3 JOHN CALE Paris 1919
You Say: "Beautiful, sumptuous production and chockfull of classic songs." - Chris Knight, via e-mail
After ten years in the United States, Cale was feeling extremely nostalgic about home. But rather than zero in on Wales, Paris 1919 looked to Europe, and early twentieth century life at that (the title referred to the Treaty Of Versailles), creating a dazzling lyrical jigsaw ("Ten murdered oranges", anyone?) bedded in a lushly haunting and peerless soft-rock baroque. Smitten with Procol Harum's orchestrations, Cale employed their producer, Chris Thomas; Little Feat guitarist Lowell George and drummer Richie Hayward, neatly underplaying, slotted in seamlessly alongside the UCLA Symphony Orchestra. The original only lasts for thirty-one minutes, but the reissue adds precious demos and alternative takes.

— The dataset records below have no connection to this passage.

template <int NOUT, bool ALIGNED>
__global__ void __launch_bounds__(kWarpsPerBlock * 32)
pyr_down_kernel(const uint8_t* __restrict__ src, int w, int h, long long spitch, long long sbatch,
                uint8_t* __restrict__ dst, int dw, int dh, long long dpitch, long long dbatch,
                int rows_per_strip, int tiles_x, int strips_y, long long n_tasks)
{
    constexpr int NW = NOUT / 2;
    constexpr int NP = NOUT + 3;
    const int lane = threadIdx.x & 31;
    const long long task = (long long)blockIdx.x * kWarpsPerBlock + (threadIdx.x >> 5);
    if (task >= n_tasks) return;

    const int tx = (int)(task % tiles_x);
    const long long t2 = task / tiles_x;
    const int sy = (int)(t2 % strips_y);
    const int b = (int)(t2 / strips_y);

    const uint8_t* __restrict__ simg = src + (long long)b * sbatch;
    uint8_t* __restrict__ dimg = dst + (long long)b * dbatch;

    const int cb = tx * (64 * NOUT) + 2 * NOUT * lane;
    const bool fast = (cb + 2 * NOUT <= w);
    const int y0 = sy * rows_per_strip;
    const int y1 = min(y0 + rows_per_strip, dh);

    uint32_t tprev[NP], rc[NP];
    {
        RawRow<NOUT> a, bq, c;
        load_row<NOUT, ALIGNED>(simg + (long long)reflect101(2 * y0 - 2, h) * spitch, cb, w, fast, lane, a);
        load_row<NOUT, ALIGNED>(simg + (long long)reflect101(2 * y0 - 1, h) * spitch, cb, w, fast, lane, bq);
        load_row<NOUT, ALIGNED>(simg + (long long)reflect101(2 * y0, h) * spitch, cb, w, fast, lane, c);
        uint32_t pa[NP], pb[NP];
        unpack_row<NOUT>(a, pa);
        unpack_row<NOUT>(bq, pb);
        unpack_row<NOUT>(c, rc);
#pragma unroll
        for (int i = 0; i < NP; ++i) tprev[i] = pa[i] + 4u * pb[i] + rc[i];
    }

    RawRow<NOUT> nxt_o, nxt_e;
    load_row<NOUT, ALIGNED>(simg + (long long)reflect101(2 * y0 + 1, h) * spitch, cb, w, fast, lane, nxt_o);
    load_row<NOUT, ALIGNED>(simg + (long long)reflect101(2 * y0 + 2, h) * spitch, cb, w, fast, lane, nxt_e);

    const int xo = cb >> 1;
    for (int y = y0; y < y1; ++y) {
        uint32_t ro[NP], re[NP];
        unpack_row<NOUT>(nxt_o, ro);
        unpack_row<NOUT>(nxt_e, re);
        if (y + 1 < y1) {
            load_row<NOUT, ALIGNED>(simg + (long long)reflect101(2 * y + 3, h) * spitch, cb, w, fast, lane, nxt_o);
            load_row<NOUT, ALIGNED>(simg + (long long)reflect101(2 * y + 4, h) * spitch, cb, w, fast, lane, nxt_e);
        }
        uint32_t v[NP];
#pragma unroll
        for (int i = 0; i < NP; ++i) {
            uint32_t t = rc[i] + 4u * ro[i] + re[i];
            v[i] = tprev[i] + t + 4u * rc[i];
            tprev[i] = t;
            rc[i] = re[i];
        }
        uint32_t s[NW];
#pragma unroll
        for (int i = 0; i < NW; ++i) {
            const uint32_t e_m = v[2 * i], o_m = v[2 * i + 1];
            const uint32_t e_c = v[2 * i + 2], o_c = v[2 * i + 3];
            const uint32_t e_p = v[2 * i + 4];
            const uint32_t a = __funnelshift_r(e_m, e_c, 16);
            const uint32_t c = __funnelshift_r(e_c, e_p, 16);
            const uint32_t oa = __funnelshift_r(o_m, o_c, 16);
            s[i] = a + c + 6u * e_c + 4u * (oa + o_c) + 0x00800080u;
        }
        uint8_t* drow = dimg + (long long)y * dpitch + xo;
        if (ALIGNED && xo + NOUT <= dw) {
            if constexpr (NOUT == 8) {
                uint2 o;
                o.x = prmt(s[0], s[1], 0x7531u);
                o.y = prmt(s[2], s[3], 0x7531u);
                *reinterpret_cast<uint2*>(drow) = o;
// ... 161 lines not shown
        }                                                                                               \
        uint32_t wo[NW + 2], we[NW + 2];                                                                \
        KLT_LOAD_ROW(KLT_SLOT(2 * (K_) + 3), wo);                                                       \
        KLT_LOAD_ROW(KLT_SLOT(2 * (K_) + 4), we);                                                       \
        KLT_ISSUE(2 * t + 7, KLT_SLOT(2 * (K_) + 7));                                                   \
        KLT_ISSUE(2 * t + 8, KLT_SLOT(2 * (K_) + 8));                                                   \
        uint32_t p_cur[NOUT], e_nxt[NOUT], v_[NOUT];                                                    \
        KLT_HORIZ(wo, 4u, e_cur, p_cur);                                                                \
        KLT_HORIZ(we, 1u, k16, e_nxt);                                                                  \
        _Pragma("unroll") for (int i = 0; i < NOUT; ++i) {                                              \
            v_[i] = (5u * e_cur[i] + p_cur[i]) + (p_prev[i] + e_nxt[i]);                                \
            p_prev[i] = p_cur[i];                                                                       \
            e_cur[i] = e_nxt[i];                                                                        \
        }                                                                                               \
        if (full_store) {                                                                               \
             \
            if constexpr (NOUT == 8) {                                                                  \
                uint2 o;                                                                                \
                o.x = prmt(v_[1] * 65536u + v_[0], v_[3] * 65536u + v_[2], 0x7531u);                    \
                o.y = prmt(v_[5] * 65536u + v_[4], v_[7] * 65536u + v_[6], 0x7531u);                    \
                *reinterpret_cast<uint2*>(drow) = o;                                                    \
            } else {                                                                                    \
                *reinterpret_cast<uint32_t*>(drow) = prmt(v_[1] * 65536u + v_[0], v_[3] * 65536u + v_[2], 0x7531u); \
            }                                                                                           \
        } else {                                                                                        \
            _Pragma("unroll") for (int i = 0; i < NOUT; ++i)                                            \
                if (xo + i < dw) drow[i] = (uint8_t)(v_[i] >> 8);                                       \
        }                                                                                               \
        drow += dpitch;                                                                                 \
        ++t;                                                                                            \
    } while (0)

#define KLT_LOOP(FIX_)                                                                                  \
    for (int t = 0; t < n_out;) {                                                                       \
        KLT_STEP(0, FIX_);                                                                              \
        if (t >= n_out) break;                                                                          \
        KLT_STEP(1, FIX_);                                                                              \
        if (t >= n_out) break;                                                                          \
        KLT_STEP(2, FIX_);                                                                              \
        if (t >= n_out) break;                                                                          \
        KLT_STEP(3, FIX_);                                                                              \
    }
    if (fix_right) { KLT_LOOP(true) } else { KLT_LOOP(false) }
#undef KLT_LOOP
    cp_async_wait<0>();
#undef KLT_STEP
#undef KLT_SLOT
#undef KLT_ISSUE
#undef KLT_FIX_RIGHT
#undef KLT_LOAD_ROW
#undef KLT_HORIZ
}

__global__ void __launch_bounds__(kWarpsPerBlock * 32, kRingCtasPerSm)
pyr_down_ring_kernel(const uint8_t* __restrict__ src, int w, int h, long long spitch, long long sbatch,
                     uint8_t* __restrict__ dst, int dw, int dh, long long dpitch, long long dbatch,
                     int rows_per_strip, int tiles_x, int n8, int rem_nout, int strips_y, long long n_tasks)
{
    extern __shared__ __align__(128) uint8_t ring_smem[];
    const int lane = threadIdx.x & 31;
    const int warp = threadIdx.x >> 5;
    const long long task = (long long)blockIdx.x * kWarpsPerBlock + warp;
    if (task >= n_tasks) return;
    const int tx = (int)(task % tiles_x);
    const long long t2 = task / tiles_x;
    const int sy = (int)(t2 % strips_y);
    const int b = (int)(t2 / strips_y);
    const uint8_t* __restrict__ simg = src + (long long)b * sbatch;
    uint8_t* __restrict__ dimg = dst + (long long)b * dbatch;
    const uint32_t ring_s = (uint32_t)__cvta_generic_to_shared(ring_smem) + (uint32_t)(warp * RingCfg<8>::WARP_BYTES);
    const int X0 = tx * RingCfg<8>::BODY;
    const int y0 = sy * rows_per_strip;
    const int y1 = min(y0 + rows_per_strip, dh);
    if (tx < n8 || rem_nout == 8) ring_task<8>(simg, w, h, spitch, dimg, dw, dpitch, X0, y0, y1, ring_s, lane);
    else ring_task<4>(simg, w, h, spitch, dimg, dw, dpitch, X0, y0, y1, ring_s, lane);
}

int ring_rows(int dh, int tiles_x, int batch, long long resident)
{
    int rows = 2;
    double best = 1e300;
    for (int r = 2; r <= 48; ++r) {
        const int strips = (dh + r - 1) / r;
        const int rr = (dh + strips - 1) / strips;
        const long long tasks = (long long)tiles_x * strips * batch;
        const long long rounds = (tasks + resident - 1) / resident;
        const double cost = (double)rounds * (2.0 * rr + 3.0 + 6.0);
        if (cost < best) { best = cost; rows = rr; }
    }
    return rows;
}

klt_status launch_ring(const uint8_t* src, int w, int h, long long spitch, long long sbatch, uint8_t* dst,
                       int dw, int dh, long long dpitch, long long dbatch, int batch, int sm_count, cudaStream_t stream)
{
    using RC = RingCfg<8>;
    static PerDeviceOnce configured;
    const int smem = RC::WARP_BYTES * kWarpsPerBlock;
    if (configured.needed()) {
        cudaError_t e = cudaFuncSetAttribute(pyr_down_ring_kernel, cudaFuncAttributeMaxDynamicSharedMemorySize, smem);
        if (e != cudaSuccess) return (klt_status)e;
    }
    const int n8 = w / RC::BODY, rem = w - n8 * RC::BODY;
    const int rem_nout = (rem == 0) ? 0 : (rem <= RingCfg<4>::BODY ? 4 : 8);
    const int tiles_x = n8 + (rem > 0);
    const int rows = ring_rows(dh, tiles_x, batch, (long long)sm_count * kRingCtasPerSm * kWarpsPerBlock);
    const int strips_y = (dh + rows - 1) / rows;
    const long long n_tasks = (long long)tiles_x * strips_y * batch;
    const long long blocks = (n_tasks + kWarpsPerBlock - 1) / kWarpsPerBlock;
    if (blocks <= 0 || blocks > 0x7fffffffLL) return KLT_ERR_UNSUPPORTED;
    pyr_down_ring_kernel<<<(unsigned)blocks, kWarpsPerBlock * 32, smem, stream>>>(
        src, w, h, spitch, sbatch, dst, dw, dh, dpitch, dbatch, rows, tiles_x, n8, rem_nout, strips_y, n_tasks);
    cudaError_t e = cudaGetLastError();
    return e == cudaSuccess ? KLT_OK : (klt_status)e;
}

template <bool DEVGEN>
__global__ void __launch_bounds__(kWarpsPerBlock * 32, kRingCtasPerSm)
pyr_build_fused_kernel(const __grid_constant__ PyrFused P)
{
    extern __shared__ __align__(128) uint8_t ring_smem[];
    __shared__ unsigned cta_done;
    const int lane = threadIdx.x & 31;
    const int warp = threadIdx.x >> 5;
    const long long task = (long long)blockIdx.x * kWarpsPerBlock + warp;
    if constexpr (DEVGEN) {
        if (threadIdx.x == 0) cta_done = 0u;
        __syncthreads();
    }
    if (task >= P.n_tasks) return;
    int l = 0;
    while (l + 1 < P.n_steps && task >= P.s[l + 1].task_begin) ++l;
    const PyrStep& S = P.s[l];
    const long long local = task - S.task_begin;
    const int tx = (int)(local % S.tiles_x);
    const long long t2 = local / S.tiles_x;
    const int sy = (int)(t2 % S.strips_y);
    const int b = (int)(t2 / S.strips_y);
    const int y0 = sy * S.rows;
    const int y1 = min(y0 + S.rows, S.dh);
    unsigned gen = P.gen;
    if constexpr (DEVGEN) {
        if (l > 0) gen = (unsigned)(*reinterpret_cast<const volatile unsigned long long*>(P.done) / gridDim.x) + 1u;
    }
    auto sign_off = [&]() {
        if constexpr (DEVGEN) {
            if (lane == 0) {
                const long long first = (long long)blockIdx.x * kWarpsPerBlock;
                const unsigned cta_tasks = (unsigned)min((long long)kWarpsPerBlock, P.n_tasks - first);
                if (atomicAdd(&cta_done, 1u) == cta_tasks - 1u) atomicAdd(P.done, 1ull);
            }
        }
    };
    if (P.hash_new != nullptr) {
        if (task == 0 && lane == 0) { P.hash_clear[0] = 0u; P.hash_clear[1] = 0u; P.hash_clear[2] = 0u; P.hash_clear[3] = 0u; }
        if (b < 32 && ((P.reuse_mask >> b) & 1u) && P.hash_new[2 * b] == P.hash_old[2 * b] && P.hash_new[2 * b + 1] == P.hash_old[2 * b + 1]) {
            if (lane == 0) {
                if (l + 1 < P.n_steps) atomicAdd(P.cnt + S.cnt_off + (long long)b * S.strips_y + sy, 1u);
                if (l == 0 && tx == 0 && sy == 0 && P.skipped) atomicAdd(P.skipped, 1ull);
            }
            sign_off();
            return;
        }
    }
    if (l > 0) {
        const PyrStep& Q = P.s[l - 1];
        const int s_lo = max(2 * y0 - 2, 0) / Q.rows;
        const int s_hi = min(min(2 * y1, S.h - 1) / Q.rows, Q.strips_y - 1);
        const unsigned target = gen * (unsigned)Q.tiles_x;
        const volatile unsigned* c = P.cnt + Q.cnt_off + (long long)b * Q.strips_y;
        for (int k = s_lo + lane; k <= s_hi; k += 32) {
            int spins = 0;
            while ((int)(c[k] - target) < 0 && ++spins < (1 << 24)) __nanosleep(64);
        }
        __threadfence();
        __syncwarp();
    }
    const uint8_t* __restrict__ simg = S.src + (long long)b * S.sbatch;
    uint8_t* __restrict__ dimg = S.dst + (long long)b * S.dbatch;
    const uint32_t ring_s = (uint32_t)__cvta_generic_to_shared(ring_smem) + (uint32_t)(warp * RingCfg<8>::WARP_BYTES);
    const int X0 = tx * RingCfg<8>::BODY;
    if (tx < S.n8 || S.rem_nout == 8) ring_task<8>(simg, S.w, S.h, S.spitch, dimg, S.dw, S.dpitch, X0, y0, y1, ring_s, lane);
    else ring_task<4>(simg, S.w, S.h, S.spitch, dimg, S.dw, S.dpitch, X0, y0, y1, ring_s, lane);
    if (l + 1 < P.n_steps) {
        __threadfence();
        __syncwarp();
        if (lane == 0) atomicAdd(P.cnt + S.cnt_off + (long long)b * S.strips_y + sy, 1u);
    }
    sign_off();
}

template <int NOUT, bool ALIGNED>
klt_status launch_t(const uint8_t* src, int w, int h, long long spitch, long long sbatch, uint8_t* dst,
                    int dw, int dh, long long dpitch, long long dbatch, int batch, int sm_count,
                    cudaStream_t stream)
{
    const int tiles_x = (dw + 32 * NOUT - 1) / (32 * NOUT);
    int rows = 16;
    const long long want = (long long)sm_count * kWarpsPerBlock * 4;
    while (rows > 2 && (long long)tiles_x * ((dh + rows - 1) / rows) * batch < want) rows >>= 1;
    const int strips_y = (dh + rows - 1) / rows;
    const long long n_tasks = (long long)tiles_x * strips_y * batch;
    const long long blocks = (n_tasks + kWarpsPerBlock - 1) / kWarpsPerBlock;
    if (blocks <= 0 || blocks > 0x7fffffffLL) return KLT_ERR_UNSUPPORTED;
    pyr_down_kernel<NOUT, ALIGNED><<<(unsigned)blocks, kWarpsPerBlock * 32, 0, stream>>>(
        src, w, h, spitch, sbatch, dst, dw, dh, dpitch, dbatch, rows, tiles_x, strips_y, n_tasks);
    cudaError_t e = cudaGetLastError();
    return e == cudaSuccess ? KLT_OK : (klt_status)e;
}

__device__ __forceinline__ unsigned long long mix64(unsigned long long x)
{
    x ^= x >> 30; x *= 0xbf58476d1ce4e5b9ull;
    x ^= x >> 27; x *= 0x94d049bb133111ebull;
    x ^= x >> 31;
    return x;
}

2 JOHN CALE Music For A New Society
You Say: "Stark, minimal, agonised... magnificent." - Phil Castiglione, via e-mail
By 1980, Cale was washed out, coked up, and clueless as to how he could sell records, or where he should head next. His record label suggested he replicate his recent solo shows (in part to conserve costs), but ever the risk-taker, Cale imposed a ten-day limit, and only to improvise. The result is enough of a masterpiece to suggest he had been plotting the album for months, but the emotions are nerve-shreddingly real and raw on these stark, exquisitely unhinged and anguished piano ballads. File alongside Big Star's Third and Skip Spence's Oar. M:Fans, the reissue's bonus album of updates, is compelling too, but nothing like the original.
1 JOHN CALE Fear
You Say: "Punk far ahead of its time... plus gorgeous ballads." - Aaron McConkey, Mojo Facebook
After the songcraft and orchestrations of his initial post-Velvets flush, Cale decided to attend to what he considered unfinished business with The Velvets' clashing aesthetic. Fear launched Cale the unpredictable rocker, adopting a "cold black style" as heard it; it edges out Music For A New Society because it's the best place to comprehend his mastery of shifting moods and fulminations, beginning with Fear Is A Man's Best Friend's psychodrama - great screaming - and the elegant Wild West of Buffalo Ballet. The presence of fellow maverick Eno, shunned by Bryan Ferry as Cale was by Reed, added creative fuel, such as the tweaked guitar violence of Gun.
NOW DIG THIS
Cale on DVD is represented by Fragments Of A Rainy Season, a set of typically intense solo piano/guitar performances from 1992, and Live At Rockpalast (one solo show, 1983, one band show, 1984). Both are available as audio CDs. Cale's 1999 autobiography What's Welsh For Zen, as told to (Lou Reed biographer) Victor Bockris, is admirably open about his combative relationship to creativity.